In view of the above the following suggestions are made:
Specific proactive steps can be taken by introducing programmes that are aimed at stress prevention.

  • Holistic stress relief is a program followed to reduce and alleviate chronic and acute stress at the physical, mental or spiritual levels. Easing in one area, impacts positively on another level. This approach impacts your mind, body and spirit in a powerful way and will lead to a continuum of health and illness as it increases your self-awareness and gives you a way in which you can develop inner peace and better physical health. Of the essence here is your mental, physical and emotional habits which either enhances or negates your health and moves you along the continuum. Once you are aware of the real problems causing physical and mental distress, the natural stress relievers that will help you will become obvious.
  • Mindfulness means the building of self-awareness and frustration tolerance in stressful conditions. Exercises on how to stay calm in a daring classroom situation, noticing, accepting and letting go of negative thoughts. Practise breathing and self-awareness techniques in the classroom, relaxing the tensions by implementing relaxation techniques in class. Use mindful walking, drawing and listening.
  • Cognisance of the role of thoughts, feelings, body and behaviour in stress response, the exploring of the internal world in stressful conditions — understanding “self-developed individual patterns” — the role of thoughts, feelings, body and behaviour in stress response, team teaching, regular feedback and workload division and by just being aware of stress indicators such as teacher absenteeism, missing deadlines and making careless mistakes.
  • The viewing of stress from the learners angle — building sustainable stress management capabilities for students in the classroom (helping to gain insights into “the teacher’s self-developed individual patterns”, calming the body, clearing the mind, maintaining emotional balance, building and nurturing kind connections). Supporting students when dealing with stressful (exams, public speaking) and traumatic experience (accidents, losses, violence). Self-reflection as a protective factor of self-care.
  • Maintaining newly-learned skills in stress management, review key learning points, personal action plan, action plan for classroom, feedback to the trainer using creativity technique.

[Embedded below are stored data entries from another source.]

## Compute Q and FC1 projections only on live (unmasked) token rows via gathered GEMM

Adds a dense row-list pass that fuses row compaction and live-tile listing into one kernel. It produces per-chunk lists of unmasked token positions. The Q projection and the additive-attention FC1 GEMM then gather only live rows and scatter results back, with rowdot output support for scatter added. Masked rows are skipped in pooling and zeroed in MHA query loads, so leftover garbage in unwritten rows is never used. This cuts GEMM FLOPs on padded tokens at the cost of gather/scatter indirection and a device-side row count.

```diff
diff --git a/xnrs_amd/csrc/batch.hip b/xnrs_amd/csrc/batch.hip
--- a/xnrs_amd/csrc/batch.hip
+++ b/xnrs_amd/csrc/batch.hip
@@ -298,10 +298,23 @@
   }
 }
 
+struct DenseLists {
+  int32_t* live_loc;
+  uint8_t* alive;
+  int64_t* n_tiles;
+  int32_t* tiles;
+  int64_t cap;
+  int BM;
+};
+__device__ void list_live_tiles(const uint8_t* __restrict__ alive, int64_t cn, int L, int BM, int32_t* __restrict__ tiles,
+                                int64_t* __restrict__ n_out, int* s_wsum, int* s_carry);
+
+template <bool DENSE>
 __global__ __launch_bounds__(1024) void compact_rows64_kernel(const float* __restrict__ mask, const int32_t* __restrict__ ids,
                                                                int64_t n_news, int64_t chunk, int S, int64_t* __restrict__ row_off_all,
                                                                int32_t* __restrict__ live_all, int32_t* __restrict__ kvs_all,
-                                                               int32_t* __restrict__ kvb_all, int64_t* __restrict__ counts_all) {
+                                                               int32_t* __restrict__ kvb_all, int64_t* __restrict__ counts_all,
+                                                               DenseLists dl) {
   __shared__ unsigned long long s_bits[1024];
   __shared__ int64_t s_row[1024];
   __shared__ int s_ex[2][1024];
@@ -310,14 +323,16 @@
   const int tid = threadIdx.x, wave = tid >> 6, lane = tid & 63;
   const int64_t news0 = (int64_t)blockIdx.x * chunk;
   const int cn = (int)(n_news - news0 < chunk ? n_news - news0 : chunk);
-  int64_t* row_off = row_off_all + (int64_t)blockIdx.x * (chunk + 1);
-  int32_t* live_src = live_all + (int64_t)blockIdx.x * chunk * S;
-  int32_t* kv_src = kvs_all + (int64_t)blockIdx.x * chunk * S;
-  int32_t* kv_block = kvb_all + (int64_t)blockIdx.x * chunk;
+  int64_t* row_off = DENSE ? nullptr : row_off_all + (int64_t)blockIdx.x * (chunk + 1);
+  int32_t* live_src = live_all ? live_all + (int64_t)blockIdx.x * chunk * S : nullptr;
+  int32_t* kv_src = DENSE ? nullptr : kvs_all + (int64_t)blockIdx.x * chunk * S;
+  int32_t* kv_block = DENSE ? nullptr : kvb_all + (int64_t)blockIdx.x * chunk;
   int64_t* counts = counts_all + 3 * (int64_t)blockIdx.x;
+  int32_t* live_loc = DENSE ? dl.live_loc + (int64_t)blockIdx.x * chunk * S : nullptr;
+  uint8_t* alive = DENSE ? dl.alive + news0 : nullptr;
   int bad = 0;
   if (tid < 2) s_carry[tid] = 0;
-  if (tid == 0) row_off[0] = 0;
+  if (!DENSE && tid == 0) row_off[0] = 0;
   for (int base = 0; base < cn; base += 1024) {
     const int nn = cn - base < 1024 ? cn - base : 1024;
     s_bits[tid] = 0ull;
@@ -361,8 +376,12 @@
       s_ex[which][tid] = before + incl[which] - v[which];
     }
     if (tid < nn) {
-      row_off[base + tid + 1] = s_ex[0][tid] + cnt;
-      kv_block[base + tid] = s_ex[1][tid] / S;
+      if constexpr (DENSE) {
+        alive[base + tid] = bits != 0ull ? 1 : 0;
+      } else {
+        row_off[base + tid + 1] = s_ex[0][tid] + cnt;
+        kv_block[base + tid] = s_ex[1][tid] / S;
+      }
     }
     __syncthreads();
     if (tid == 1023) {
@@ -375,10 +394,28 @@
       const unsigned long long b = s_bits[jj];
       if (b == 0ull) continue;
       const int32_t src = (int32_t)(s_row[jj] * S + sl);
-      kv_src[s_ex[1][jj] + sl] = src;
-      if ((b >> sl) & 1ull) live_src[s_ex[0][jj] + __popcll(b & ((1ull << sl) - 1ull))] = src;
-    }
-    __syncthreads();
+      if constexpr (DENSE) {
+        if ((b >> sl) & 1ull) {
+          const int at = s_ex[0][jj] + __popcll(b & ((1ull << sl) - 1ull));
+          live_loc[at] = (int32_t)((base + jj) * S + sl);
+          if (live_src) live_src[at] = src;
+        }
+      } else {
+        kv_src[s_ex[1][jj] + sl] = src;
+        if ((b >> sl) & 1ull) live_src[s_ex[0][jj] + __popcll(b & ((1ull << sl) - 1ull))] = src;
+      }
+    }
+    __syncthreads();
+  }
+  if constexpr (DENSE) {
+    if (tid == 0) {
+      counts[0] = s_carry[0];
+      counts[1] = s_carry[1];
+      s_carry[0] = 0;
+    }
+    __syncthreads();
+    list_live_tiles(alive, cn, S, dl.BM, dl.tiles + (int64_t)blockIdx.x * dl.cap, dl.n_tiles + blockIdx.x, s_wsum[0], &s_carry[0]);
+    return;
   }
   bad = __syncthreads_or(bad);
   if (tid == 0) {
@@ -535,8 +572,8 @@
   const int64_t passes = (n_news + chunk - 1) / chunk;
   if (passes > 0x7fffffffLL) return hipErrorInvalidValue;
   if (S <= 64)
-    hipLaunchKernelGGL(compact_rows64_kernel, dim3((unsigned)passes), dim3(1024), 0, stream, mask, ids, n_news, chunk, S, row_off,
-                       live_src, kv_src, kv_block, counts);
+    hipLaunchKernelGGL(compact_rows64_kernel<false>, dim3((unsigned)passes), dim3(1024), 0, stream, mask, ids, n_news, chunk, S,
+                       row_off, live_src, kv_src, kv_block, counts, DenseLists{});
   else
     hipLaunchKernelGGL(compact_rows_kernel, dim3((unsigned)passes), dim3(1024), 0, stream, mask, ids, n_news, chunk, S, row_off,
                        live_src, kv_src, kv_block, counts);
@@ -549,7 +586,7 @@
                                                            int32_t* __restrict__ tiles_all) {
   __shared__ int s_wsum[16];
   __shared__ int s_carry;
-  const int tid = threadIdx.x, wave = tid >> 6, lane = tid & 63;
+  const int tid = threadIdx.x;
   const int64_t seq0 = (int64_t)blockIdx.x * chunk;
   const int64_t cn = n_seq - seq0 < chunk ? n_seq - seq0 : chunk;
   uint8_t* alive = alive_all + seq0;
@@ -563,6 +600,12 @@
   }
   if (tid == 0) s_carry = 0;
   __syncthreads();
+  list_live_tiles(alive, cn, L, BM, tiles, n_tiles + blockIdx.x, s_wsum, &s_carry);
+}
+
+__device__ void list_live_tiles(const uint8_t* __restrict__ alive, int64_t cn, int L, int BM, int32_t* __restrict__ tiles,
+                                int64_t* __restrict__ n_out, int* s_wsum, int* s_carry) {
+  const int tid = threadIdx.x, wave = tid >> 6, lane = tid & 63;
   const int64_t rows = cn * L;
   const int64_t nt = (rows + BM - 1) / BM;
   const uint64_t below = lane ? (~0ull >> (64 - lane)) : 0ull;
@@ -576,18 +619,18 @@
     const uint64_t b = __ballot(live);
     if (lane == 0) s_wsum[wave] = __popcll(b);
     __syncthreads();
-    int before = s_carry;
+    int before = *s_carry;
     for (int w = 0; w < wave; ++w) before += s_wsum[w];
     if (live) tiles[before + __popcll(b & below)] = (int32_t)t;
     __syncthreads();
     if (tid == 0) {
-      int tot = s_carry;
+      int tot = *s_carry;
       for (int w = 0; w < 16; ++w) tot += s_wsum[w];
-      s_carry = tot;
-    }
-    __syncthreads();
-  }
-  if (tid == 0) n_tiles[blockIdx.x] = s_carry;
+      *s_carry = tot;
+    }
+    __syncthreads();
+  }
+  if (tid == 0) *n_out = *s_carry;
 }
 
 hipError_t launch_live_tiles(const float* mask, const int32_t* ids, int64_t n_seq, int64_t chunk, int L, int BM, uint8_t* alive,
@@ -598,6 +641,18 @@
   if (passes > 0x7fffffffLL || cap > 0x7fffffffLL) return hipErrorInvalidValue;
   hipLaunchKernelGGL(live_tiles_kernel, dim3((unsigned)passes), dim3(1024), 0, stream, mask, ids, n_seq, chunk, L, BM, cap, alive,
                      n_tiles, tiles);
+  return hipGetLastError();
+}
+
+hipError_t launch_dense_row_lists(const float* mask, const int32_t* ids, int64_t n_seq, int64_t chunk, int L, int BM,
+                                  int32_t* live_loc, int32_t* live_src, int64_t* counts, uint8_t* alive, int64_t* n_tiles,
+                                  int32_t* tiles, hipStream_t stream) {
+  if (n_seq <= 0 || chunk <= 0 || L <= 0 || BM <= 0) return hipSuccess;
+  const int64_t passes = (n_seq + chunk - 1) / chunk;
+  const int64_t cap = live_tiles_cap(chunk, L, BM);
+  if (L > 64 || passes > 0x7fffffffLL || cap > 0x7fffffffLL || chunk * L > 0x7fffffffLL) return hipErrorInvalidValue;
+  hipLaunchKernelGGL(compact_rows64_kernel<true>, dim3((unsigned)passes), dim3(1024), 0, stream, mask, ids, n_seq, chunk, L,
+                     nullptr, ids ? live_src : nullptr, nullptr, nullptr, counts, DenseLists{live_loc, alive, n_tiles, tiles, cap, BM});
   return hipGetLastError();
 }
 
diff --git a/xnrs_amd/csrc/encoder_fwd.hip b/xnrs_amd/csrc/encoder_fwd.hip
--- a/xnrs_amd/csrc/encoder_fwd.hip
+++ b/xnrs_amd/csrc/encoder_fwd.hip
@@ -41,6 +41,10 @@
   p.off_lt_alive = c.take_if(lt, (size_t)(n_seq > 0 ? n_seq : 1));
   p.off_lt_n = c.take_if(lt, passes * sizeof(int64_t));
   p.off_lt_tiles = c.take_if(lt, passes * (size_t)live_tiles_cap(chunk, L, LIVE_TILE_BM) * sizeof(int32_t));
+  const bool lr = lt && L <= 64;
+  p.off_lr_loc = c.take_if(lr, passes * rows * sizeof(int32_t));
+  p.off_lr_src = c.take_if(lr, passes * rows * sizeof(int32_t));
+  p.off_lr_cnt = c.take_if(lr, passes * 3 * sizeof(int64_t));
   p.fold = carve_fold(c, att && additive, n_seq, D, A);
   p.total = c.total();
   return p;
@@ -353,15 +357,30 @@
   const int64_t lt_cap = live_tiles_cap(p.chunk, L, LIVE_TILE_BM);
   const int64_t* lt_n = at<int64_t>(w, p.off_lt_n);
   const int32_t* lt_tiles = at<int32_t>(w, p.off_lt_tiles);
-  if (lt_qkv || lt_fc1)
+  const bool lr = lt && knobs().gemm_live_rows && p.off_lr_cnt != 0 && L <= 64 && n_seq * (int64_t)L <= 0x7fffffffLL &&
+                  n_seq * (int64_t)L >= knobs().gemm_live_rows_min_rows;
+  const bool lr_qkv = lr && lt_qkv, lr_fc1 = lr && lt_fc1;
+  const int32_t *lr_loc = at<int32_t>(w, p.off_lr_loc), *lr_src = at<int32_t>(w, p.off_lr_src);
+  const int64_t* lr_cnt = at<int64_t>(w, p.off_lr_cnt);
+  constexpr float LR_FILL = 0.3f;
+  if (lr_qkv || lr_fc1)
+    XNRS_TRY(launch_dense_row_lists(m, ids, n_seq, p.chunk, L, LIVE_TILE_BM, at<int32_t>(w, p.off_lr_loc), at<int32_t>(w, p.off_lr_src),
+                                    at<int64_t>(w, p.off_lr_cnt), at<uint8_t>(w, p.off_lt_alive), at<int64_t>(w, p.off_lt_n),
+                                    at<int32_t>(w, p.off_lt_tiles), stream));
+  else if (lt_qkv || lt_fc1)
     XNRS_TRY(launch_live_tiles(m, ids, n_seq, p.chunk, L, LIVE_TILE_BM, at<uint8_t>(w, p.off_lt_alive), at<int64_t>(w, p.off_lt_n),
                                at<int32_t>(w, p.off_lt_tiles), stream));
-  std::vector<int64_t> lt_host;
+  std::vector<int64_t> lt_host, lr_host;
   if ((lt_qkv && prof_on(0)) || (lt_fc1 && prof_on(3))) {
     lt_host.resize((size_t)((n_seq + p.chunk - 1) / p.chunk));
     if (hipStreamSynchronize(stream) != hipSuccess ||
         hipMemcpy(lt_host.data(), lt_n, lt_host.size() * sizeof(int64_t), hipMemcpyDeviceToHost) != hipSuccess)
       lt_host.clear();
+    if (lr_qkv || lr_fc1) {
+      lr_host.resize(3 * lt_host.size());
+      if (lt_host.empty() || hipMemcpy(lr_host.data(), lr_cnt, lr_host.size() * sizeof(int64_t), hipMemcpyDeviceToHost) != hipSuccess)
+        lr_host.clear();
+    }
   }
   for (int64_t c0 = 0; !fused && !afused && c0 < n_seq; c0 += p.chunk) {
     const int64_t nc = (n_seq - c0 < p.chunk) ? (n_seq - c0) : p.chunk;
@@ -370,6 +389,10 @@
     const int32_t* ltl = lt_tiles + (c0 / p.chunk) * lt_cap;
     const double lt_rows = (double)LIVE_TILE_BM *
                            (double)(lt_host.empty() ? (rows + LIVE_TILE_BM - 1) / LIVE_TILE_BM : lt_host[(size_t)(c0 / p.chunk)]);
+    const int32_t* lrl = lr_loc + (c0 / p.chunk) * p.chunk * L;
+    const int32_t* lrs = lr_src + (c0 / p.chunk) * p.chunk * L;
+    const int64_t* lrn = lr_cnt + 3 * (c0 / p.chunk);
+    const double lr_rows = lr_host.empty() ? (double)rows : (double)lr_host[(size_t)(3 * (c0 / p.chunk))];
     const int32_t* cids = ids ? ids + c0 : nullptr;
     const float* cx = ids ? x : x + c0 * (int64_t)L * D;
     const float* cm = m ? (ids ? m : m + c0 * (int64_t)L) : nullptr;
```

Celebrate teachers at regular meetings to create a win-win feeling in the school; regular staff meetings should be held to give teachers an opportunity to air their views; management to have an open-door policy for discussions with individual staff members; utilizing of social media such as WhatsApp and Facebook should be available for communication between teachers and management; provision should be made for teachers to get involved in informal stress-reducing methods such as exercises and clubs; teachers are free to enrol as individuals in the official departmental stress-support programmes.

Conclusion

The information acquired indicates that management of stress is of significance to prevent it from escalating and forcing teachers out of the system. There is an urgent need to support managers and individual teachers with stress-management skills. The Provincial Department of Education and School Management Teams have to be made aware of the role it should play in managing teachers’ stress.